#### [Exercise brief]
Go through the entries below and work out how many lines include "ListSlot"; give only that number.

(Records drawn from a dataset)
########################################
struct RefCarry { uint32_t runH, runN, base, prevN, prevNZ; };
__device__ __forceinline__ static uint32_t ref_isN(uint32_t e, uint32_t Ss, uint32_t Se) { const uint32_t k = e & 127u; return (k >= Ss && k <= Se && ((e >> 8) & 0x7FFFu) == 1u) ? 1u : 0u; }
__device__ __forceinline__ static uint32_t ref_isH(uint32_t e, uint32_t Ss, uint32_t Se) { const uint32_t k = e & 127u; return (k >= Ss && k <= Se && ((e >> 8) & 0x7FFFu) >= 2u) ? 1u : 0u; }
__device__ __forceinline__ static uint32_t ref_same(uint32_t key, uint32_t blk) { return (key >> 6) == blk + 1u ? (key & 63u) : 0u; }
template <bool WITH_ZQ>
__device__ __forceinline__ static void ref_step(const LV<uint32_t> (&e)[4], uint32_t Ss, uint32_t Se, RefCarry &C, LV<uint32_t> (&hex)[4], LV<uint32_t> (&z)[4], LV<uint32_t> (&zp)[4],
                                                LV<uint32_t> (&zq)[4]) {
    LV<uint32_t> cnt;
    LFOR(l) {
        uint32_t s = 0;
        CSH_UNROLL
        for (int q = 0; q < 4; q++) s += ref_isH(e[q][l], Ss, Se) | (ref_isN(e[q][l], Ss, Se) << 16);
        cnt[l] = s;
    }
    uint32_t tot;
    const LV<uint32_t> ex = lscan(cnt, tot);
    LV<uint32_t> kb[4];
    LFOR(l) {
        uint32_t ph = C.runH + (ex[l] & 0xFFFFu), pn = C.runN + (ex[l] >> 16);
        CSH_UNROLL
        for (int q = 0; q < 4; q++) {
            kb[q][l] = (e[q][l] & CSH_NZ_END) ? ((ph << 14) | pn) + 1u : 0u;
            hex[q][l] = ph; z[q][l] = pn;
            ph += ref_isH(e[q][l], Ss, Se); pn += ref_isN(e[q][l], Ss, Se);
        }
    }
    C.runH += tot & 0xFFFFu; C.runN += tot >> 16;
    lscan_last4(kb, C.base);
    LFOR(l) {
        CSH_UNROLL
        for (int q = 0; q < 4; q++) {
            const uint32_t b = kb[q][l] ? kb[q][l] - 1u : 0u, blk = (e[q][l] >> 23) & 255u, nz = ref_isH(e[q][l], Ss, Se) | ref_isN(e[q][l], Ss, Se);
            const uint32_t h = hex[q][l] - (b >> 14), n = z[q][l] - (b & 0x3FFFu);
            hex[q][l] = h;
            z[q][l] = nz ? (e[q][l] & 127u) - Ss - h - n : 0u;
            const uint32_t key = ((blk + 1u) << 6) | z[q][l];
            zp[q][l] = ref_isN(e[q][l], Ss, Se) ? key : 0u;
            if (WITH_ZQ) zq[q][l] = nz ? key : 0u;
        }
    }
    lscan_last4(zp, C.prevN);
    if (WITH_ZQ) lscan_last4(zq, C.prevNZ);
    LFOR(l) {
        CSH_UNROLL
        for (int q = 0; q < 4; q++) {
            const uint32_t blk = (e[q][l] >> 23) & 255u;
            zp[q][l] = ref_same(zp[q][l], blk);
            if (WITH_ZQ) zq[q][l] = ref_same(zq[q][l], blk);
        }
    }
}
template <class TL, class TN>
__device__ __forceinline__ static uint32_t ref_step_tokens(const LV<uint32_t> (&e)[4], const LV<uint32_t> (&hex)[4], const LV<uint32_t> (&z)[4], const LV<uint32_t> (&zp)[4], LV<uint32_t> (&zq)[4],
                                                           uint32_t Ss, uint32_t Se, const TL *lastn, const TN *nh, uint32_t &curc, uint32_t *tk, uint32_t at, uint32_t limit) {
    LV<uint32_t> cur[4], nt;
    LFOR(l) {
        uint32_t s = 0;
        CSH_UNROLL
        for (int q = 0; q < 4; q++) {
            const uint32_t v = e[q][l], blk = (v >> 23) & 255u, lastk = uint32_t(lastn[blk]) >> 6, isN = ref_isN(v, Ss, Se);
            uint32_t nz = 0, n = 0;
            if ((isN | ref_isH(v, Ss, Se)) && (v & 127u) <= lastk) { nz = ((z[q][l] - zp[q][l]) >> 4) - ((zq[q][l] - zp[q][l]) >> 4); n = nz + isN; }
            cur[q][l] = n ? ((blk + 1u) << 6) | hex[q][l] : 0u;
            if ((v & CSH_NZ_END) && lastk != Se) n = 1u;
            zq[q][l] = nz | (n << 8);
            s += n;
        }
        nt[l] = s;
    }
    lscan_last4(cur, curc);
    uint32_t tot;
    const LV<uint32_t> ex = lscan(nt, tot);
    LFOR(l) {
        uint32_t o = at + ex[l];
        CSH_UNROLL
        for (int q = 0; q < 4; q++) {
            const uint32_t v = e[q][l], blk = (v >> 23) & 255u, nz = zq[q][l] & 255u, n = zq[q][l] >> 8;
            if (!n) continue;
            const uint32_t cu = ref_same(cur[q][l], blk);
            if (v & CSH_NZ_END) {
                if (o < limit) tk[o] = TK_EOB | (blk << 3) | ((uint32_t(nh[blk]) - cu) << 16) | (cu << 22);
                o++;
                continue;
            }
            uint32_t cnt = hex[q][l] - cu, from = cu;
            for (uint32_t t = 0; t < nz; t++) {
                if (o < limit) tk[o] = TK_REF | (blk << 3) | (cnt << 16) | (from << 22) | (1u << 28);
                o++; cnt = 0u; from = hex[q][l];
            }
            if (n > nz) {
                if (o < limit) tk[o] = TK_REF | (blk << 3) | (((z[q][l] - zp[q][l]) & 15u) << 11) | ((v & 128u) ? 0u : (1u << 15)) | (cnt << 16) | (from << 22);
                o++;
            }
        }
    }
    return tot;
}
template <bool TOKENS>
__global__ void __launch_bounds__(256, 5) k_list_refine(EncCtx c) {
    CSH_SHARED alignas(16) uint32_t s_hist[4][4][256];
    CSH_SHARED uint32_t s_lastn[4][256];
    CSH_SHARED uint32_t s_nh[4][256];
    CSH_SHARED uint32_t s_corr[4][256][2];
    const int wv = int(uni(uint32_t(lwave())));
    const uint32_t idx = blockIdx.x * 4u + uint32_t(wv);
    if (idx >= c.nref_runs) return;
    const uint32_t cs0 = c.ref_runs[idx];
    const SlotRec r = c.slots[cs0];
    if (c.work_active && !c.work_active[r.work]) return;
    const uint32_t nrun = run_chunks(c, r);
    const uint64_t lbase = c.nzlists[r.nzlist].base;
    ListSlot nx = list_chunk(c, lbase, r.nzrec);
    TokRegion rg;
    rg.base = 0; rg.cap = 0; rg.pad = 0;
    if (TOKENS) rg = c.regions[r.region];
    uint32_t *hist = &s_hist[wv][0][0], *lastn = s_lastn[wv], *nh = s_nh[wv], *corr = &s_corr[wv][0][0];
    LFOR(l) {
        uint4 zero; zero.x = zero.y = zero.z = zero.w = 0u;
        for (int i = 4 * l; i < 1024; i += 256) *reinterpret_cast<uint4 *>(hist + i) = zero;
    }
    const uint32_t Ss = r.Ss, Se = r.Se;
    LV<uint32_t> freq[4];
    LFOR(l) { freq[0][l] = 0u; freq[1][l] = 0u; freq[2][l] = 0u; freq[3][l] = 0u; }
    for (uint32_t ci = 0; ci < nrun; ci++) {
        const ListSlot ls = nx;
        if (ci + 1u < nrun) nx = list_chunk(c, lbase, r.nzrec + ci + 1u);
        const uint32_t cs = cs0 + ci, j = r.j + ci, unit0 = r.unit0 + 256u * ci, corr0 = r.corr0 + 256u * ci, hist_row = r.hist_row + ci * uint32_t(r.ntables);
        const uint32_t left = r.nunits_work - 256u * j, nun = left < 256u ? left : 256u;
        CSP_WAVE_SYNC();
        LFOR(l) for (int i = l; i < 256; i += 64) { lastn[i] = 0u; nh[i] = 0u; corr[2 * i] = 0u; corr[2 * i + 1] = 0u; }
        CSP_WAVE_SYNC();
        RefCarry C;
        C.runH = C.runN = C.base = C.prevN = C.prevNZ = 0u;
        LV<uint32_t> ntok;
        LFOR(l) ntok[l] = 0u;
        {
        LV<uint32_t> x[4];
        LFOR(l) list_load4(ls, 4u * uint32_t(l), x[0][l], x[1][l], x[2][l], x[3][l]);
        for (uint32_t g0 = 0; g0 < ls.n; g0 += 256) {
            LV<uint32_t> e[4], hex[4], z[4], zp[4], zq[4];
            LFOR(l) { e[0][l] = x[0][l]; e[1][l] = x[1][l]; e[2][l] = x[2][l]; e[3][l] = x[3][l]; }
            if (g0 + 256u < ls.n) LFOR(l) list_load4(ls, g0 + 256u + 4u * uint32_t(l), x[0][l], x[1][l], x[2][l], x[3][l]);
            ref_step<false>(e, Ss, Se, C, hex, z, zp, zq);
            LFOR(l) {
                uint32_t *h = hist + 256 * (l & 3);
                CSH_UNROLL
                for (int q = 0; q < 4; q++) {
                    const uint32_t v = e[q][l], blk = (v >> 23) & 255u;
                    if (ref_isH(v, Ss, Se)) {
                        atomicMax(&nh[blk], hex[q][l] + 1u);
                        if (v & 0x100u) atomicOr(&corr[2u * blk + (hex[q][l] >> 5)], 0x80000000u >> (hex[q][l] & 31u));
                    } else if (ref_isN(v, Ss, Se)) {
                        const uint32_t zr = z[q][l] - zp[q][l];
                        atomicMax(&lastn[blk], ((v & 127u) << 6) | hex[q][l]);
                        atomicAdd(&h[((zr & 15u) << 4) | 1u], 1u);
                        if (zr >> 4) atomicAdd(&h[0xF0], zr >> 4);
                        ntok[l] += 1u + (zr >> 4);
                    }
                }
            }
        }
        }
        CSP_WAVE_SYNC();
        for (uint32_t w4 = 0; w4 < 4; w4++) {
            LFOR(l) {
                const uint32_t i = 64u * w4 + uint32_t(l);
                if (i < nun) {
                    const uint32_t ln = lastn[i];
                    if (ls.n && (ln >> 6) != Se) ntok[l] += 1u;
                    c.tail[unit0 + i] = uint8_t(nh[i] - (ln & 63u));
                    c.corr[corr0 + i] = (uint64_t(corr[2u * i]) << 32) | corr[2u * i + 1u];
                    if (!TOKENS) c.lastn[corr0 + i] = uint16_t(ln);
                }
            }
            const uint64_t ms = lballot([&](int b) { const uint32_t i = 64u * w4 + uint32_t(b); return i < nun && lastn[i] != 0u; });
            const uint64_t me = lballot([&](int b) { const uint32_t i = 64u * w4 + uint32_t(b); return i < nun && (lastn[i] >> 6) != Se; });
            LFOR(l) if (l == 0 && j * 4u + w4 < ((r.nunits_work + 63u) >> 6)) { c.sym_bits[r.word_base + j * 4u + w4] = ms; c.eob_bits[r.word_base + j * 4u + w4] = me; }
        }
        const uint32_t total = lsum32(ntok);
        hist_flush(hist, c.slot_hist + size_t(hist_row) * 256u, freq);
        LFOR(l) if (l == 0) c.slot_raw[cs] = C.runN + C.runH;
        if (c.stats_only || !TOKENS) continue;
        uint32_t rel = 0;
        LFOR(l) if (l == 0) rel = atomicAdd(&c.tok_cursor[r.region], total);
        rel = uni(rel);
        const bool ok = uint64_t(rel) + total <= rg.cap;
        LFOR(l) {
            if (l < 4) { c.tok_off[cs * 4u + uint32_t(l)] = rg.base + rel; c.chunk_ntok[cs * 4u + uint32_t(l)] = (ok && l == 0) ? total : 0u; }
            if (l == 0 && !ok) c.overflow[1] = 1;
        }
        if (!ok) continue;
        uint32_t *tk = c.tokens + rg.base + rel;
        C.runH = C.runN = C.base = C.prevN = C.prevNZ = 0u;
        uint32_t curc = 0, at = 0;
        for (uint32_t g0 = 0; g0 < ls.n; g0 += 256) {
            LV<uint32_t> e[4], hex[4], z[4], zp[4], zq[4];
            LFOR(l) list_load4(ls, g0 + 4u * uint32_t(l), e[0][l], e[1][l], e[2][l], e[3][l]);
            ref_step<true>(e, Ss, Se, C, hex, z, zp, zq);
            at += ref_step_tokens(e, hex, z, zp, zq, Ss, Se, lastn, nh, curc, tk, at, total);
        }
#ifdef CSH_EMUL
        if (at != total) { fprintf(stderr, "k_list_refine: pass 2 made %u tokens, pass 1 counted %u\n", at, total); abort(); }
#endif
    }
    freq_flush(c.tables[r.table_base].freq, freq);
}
########################################
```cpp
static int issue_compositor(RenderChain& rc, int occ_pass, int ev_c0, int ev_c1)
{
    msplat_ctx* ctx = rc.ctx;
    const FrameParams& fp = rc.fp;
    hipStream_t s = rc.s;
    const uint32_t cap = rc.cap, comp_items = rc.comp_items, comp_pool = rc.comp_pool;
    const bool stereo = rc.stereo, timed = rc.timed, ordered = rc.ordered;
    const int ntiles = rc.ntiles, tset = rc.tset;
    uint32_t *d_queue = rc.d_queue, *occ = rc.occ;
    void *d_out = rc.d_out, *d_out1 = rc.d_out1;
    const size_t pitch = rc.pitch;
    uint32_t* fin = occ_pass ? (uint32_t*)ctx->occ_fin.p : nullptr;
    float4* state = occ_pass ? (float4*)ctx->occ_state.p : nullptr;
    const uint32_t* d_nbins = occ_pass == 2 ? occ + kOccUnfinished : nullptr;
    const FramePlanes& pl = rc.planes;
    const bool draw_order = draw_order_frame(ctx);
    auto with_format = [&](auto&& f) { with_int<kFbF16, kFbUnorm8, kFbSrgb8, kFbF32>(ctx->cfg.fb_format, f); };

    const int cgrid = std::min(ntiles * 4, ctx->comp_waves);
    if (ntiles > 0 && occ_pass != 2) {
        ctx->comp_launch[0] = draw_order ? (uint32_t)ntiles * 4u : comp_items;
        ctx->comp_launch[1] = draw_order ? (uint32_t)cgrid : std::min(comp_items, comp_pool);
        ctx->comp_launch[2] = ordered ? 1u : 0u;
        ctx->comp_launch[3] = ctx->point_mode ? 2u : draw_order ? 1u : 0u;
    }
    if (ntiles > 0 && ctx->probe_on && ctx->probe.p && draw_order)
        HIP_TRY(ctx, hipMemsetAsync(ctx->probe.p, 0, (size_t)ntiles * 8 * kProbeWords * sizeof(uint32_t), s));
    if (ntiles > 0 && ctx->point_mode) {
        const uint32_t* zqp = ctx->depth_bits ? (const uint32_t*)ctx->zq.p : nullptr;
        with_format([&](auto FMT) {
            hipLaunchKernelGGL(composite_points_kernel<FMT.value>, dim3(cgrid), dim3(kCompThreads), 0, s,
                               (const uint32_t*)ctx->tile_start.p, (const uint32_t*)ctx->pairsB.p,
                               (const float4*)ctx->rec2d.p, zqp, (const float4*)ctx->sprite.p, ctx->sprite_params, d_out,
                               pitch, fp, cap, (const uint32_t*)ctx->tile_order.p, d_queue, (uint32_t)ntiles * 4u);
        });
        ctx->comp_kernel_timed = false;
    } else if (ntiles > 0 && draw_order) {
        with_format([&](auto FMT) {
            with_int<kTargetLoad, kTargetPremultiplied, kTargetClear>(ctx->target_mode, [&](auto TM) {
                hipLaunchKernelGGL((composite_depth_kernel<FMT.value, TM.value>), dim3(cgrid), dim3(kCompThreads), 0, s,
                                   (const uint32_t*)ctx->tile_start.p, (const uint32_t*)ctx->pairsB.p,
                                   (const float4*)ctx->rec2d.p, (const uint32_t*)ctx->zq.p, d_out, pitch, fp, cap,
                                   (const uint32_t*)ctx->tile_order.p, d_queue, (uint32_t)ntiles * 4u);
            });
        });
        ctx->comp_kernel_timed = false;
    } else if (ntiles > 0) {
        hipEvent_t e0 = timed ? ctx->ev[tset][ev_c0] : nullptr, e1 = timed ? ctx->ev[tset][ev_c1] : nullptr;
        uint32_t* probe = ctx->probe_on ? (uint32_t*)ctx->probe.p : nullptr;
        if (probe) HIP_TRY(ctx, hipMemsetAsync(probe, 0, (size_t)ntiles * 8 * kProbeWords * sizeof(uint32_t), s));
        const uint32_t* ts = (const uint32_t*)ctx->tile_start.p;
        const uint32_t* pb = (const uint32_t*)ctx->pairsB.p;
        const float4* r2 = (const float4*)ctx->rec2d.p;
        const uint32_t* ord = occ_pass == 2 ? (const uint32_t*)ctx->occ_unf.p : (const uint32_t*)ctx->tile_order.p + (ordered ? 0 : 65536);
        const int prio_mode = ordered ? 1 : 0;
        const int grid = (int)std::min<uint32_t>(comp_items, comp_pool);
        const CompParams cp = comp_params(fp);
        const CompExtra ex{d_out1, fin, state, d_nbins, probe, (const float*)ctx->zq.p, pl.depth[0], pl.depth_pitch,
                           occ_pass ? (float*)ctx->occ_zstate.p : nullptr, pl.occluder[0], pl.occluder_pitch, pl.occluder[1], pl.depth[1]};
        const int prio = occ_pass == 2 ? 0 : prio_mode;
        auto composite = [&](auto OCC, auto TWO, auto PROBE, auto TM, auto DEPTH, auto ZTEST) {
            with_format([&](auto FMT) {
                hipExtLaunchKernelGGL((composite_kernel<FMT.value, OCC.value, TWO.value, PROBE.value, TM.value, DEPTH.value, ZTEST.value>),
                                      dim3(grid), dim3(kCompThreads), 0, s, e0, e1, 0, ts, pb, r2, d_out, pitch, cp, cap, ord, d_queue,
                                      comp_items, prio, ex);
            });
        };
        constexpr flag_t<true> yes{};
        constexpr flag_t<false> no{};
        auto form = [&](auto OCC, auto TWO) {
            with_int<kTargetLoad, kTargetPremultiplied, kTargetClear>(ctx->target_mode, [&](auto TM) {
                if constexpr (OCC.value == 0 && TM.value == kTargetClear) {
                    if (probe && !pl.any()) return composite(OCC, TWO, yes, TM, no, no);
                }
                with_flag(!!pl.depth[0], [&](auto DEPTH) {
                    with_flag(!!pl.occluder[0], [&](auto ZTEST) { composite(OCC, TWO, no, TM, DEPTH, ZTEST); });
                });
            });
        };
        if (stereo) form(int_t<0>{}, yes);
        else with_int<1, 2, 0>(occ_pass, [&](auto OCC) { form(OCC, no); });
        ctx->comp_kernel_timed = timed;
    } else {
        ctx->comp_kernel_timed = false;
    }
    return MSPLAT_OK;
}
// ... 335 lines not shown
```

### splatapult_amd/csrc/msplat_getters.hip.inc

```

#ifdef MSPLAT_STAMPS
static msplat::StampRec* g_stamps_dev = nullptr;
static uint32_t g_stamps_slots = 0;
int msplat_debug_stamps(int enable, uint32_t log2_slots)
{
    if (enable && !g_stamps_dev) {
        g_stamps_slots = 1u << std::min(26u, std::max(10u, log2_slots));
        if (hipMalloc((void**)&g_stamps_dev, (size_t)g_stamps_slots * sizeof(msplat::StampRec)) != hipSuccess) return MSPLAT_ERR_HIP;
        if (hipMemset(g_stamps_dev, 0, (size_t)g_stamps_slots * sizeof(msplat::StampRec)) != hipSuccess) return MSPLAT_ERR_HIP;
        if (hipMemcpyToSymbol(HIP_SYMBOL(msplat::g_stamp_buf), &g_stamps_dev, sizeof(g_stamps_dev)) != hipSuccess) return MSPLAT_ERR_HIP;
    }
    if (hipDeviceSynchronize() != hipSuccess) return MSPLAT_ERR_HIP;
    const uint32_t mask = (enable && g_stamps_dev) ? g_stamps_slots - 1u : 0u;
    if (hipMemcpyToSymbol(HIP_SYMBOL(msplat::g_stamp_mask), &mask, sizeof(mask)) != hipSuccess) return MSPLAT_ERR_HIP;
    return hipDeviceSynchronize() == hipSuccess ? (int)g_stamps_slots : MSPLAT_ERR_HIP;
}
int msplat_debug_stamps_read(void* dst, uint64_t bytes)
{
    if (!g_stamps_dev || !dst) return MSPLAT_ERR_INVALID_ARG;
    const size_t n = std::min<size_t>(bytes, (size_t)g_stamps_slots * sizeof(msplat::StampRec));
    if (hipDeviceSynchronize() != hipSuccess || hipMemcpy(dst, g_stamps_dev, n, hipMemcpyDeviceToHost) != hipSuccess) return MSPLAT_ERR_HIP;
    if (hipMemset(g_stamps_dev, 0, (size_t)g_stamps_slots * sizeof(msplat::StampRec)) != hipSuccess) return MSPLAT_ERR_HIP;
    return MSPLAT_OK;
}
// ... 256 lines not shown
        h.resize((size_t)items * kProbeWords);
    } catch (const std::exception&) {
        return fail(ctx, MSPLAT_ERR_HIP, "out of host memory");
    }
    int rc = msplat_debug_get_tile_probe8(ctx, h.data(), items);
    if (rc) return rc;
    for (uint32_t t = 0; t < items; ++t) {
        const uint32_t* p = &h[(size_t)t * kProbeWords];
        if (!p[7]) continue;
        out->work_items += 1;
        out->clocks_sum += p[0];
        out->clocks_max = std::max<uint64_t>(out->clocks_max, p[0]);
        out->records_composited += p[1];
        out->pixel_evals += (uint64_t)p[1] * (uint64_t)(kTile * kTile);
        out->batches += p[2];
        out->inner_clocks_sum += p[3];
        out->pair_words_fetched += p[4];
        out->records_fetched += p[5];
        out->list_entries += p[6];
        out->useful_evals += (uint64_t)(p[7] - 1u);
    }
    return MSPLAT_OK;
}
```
########################################
#### [Final answer]
2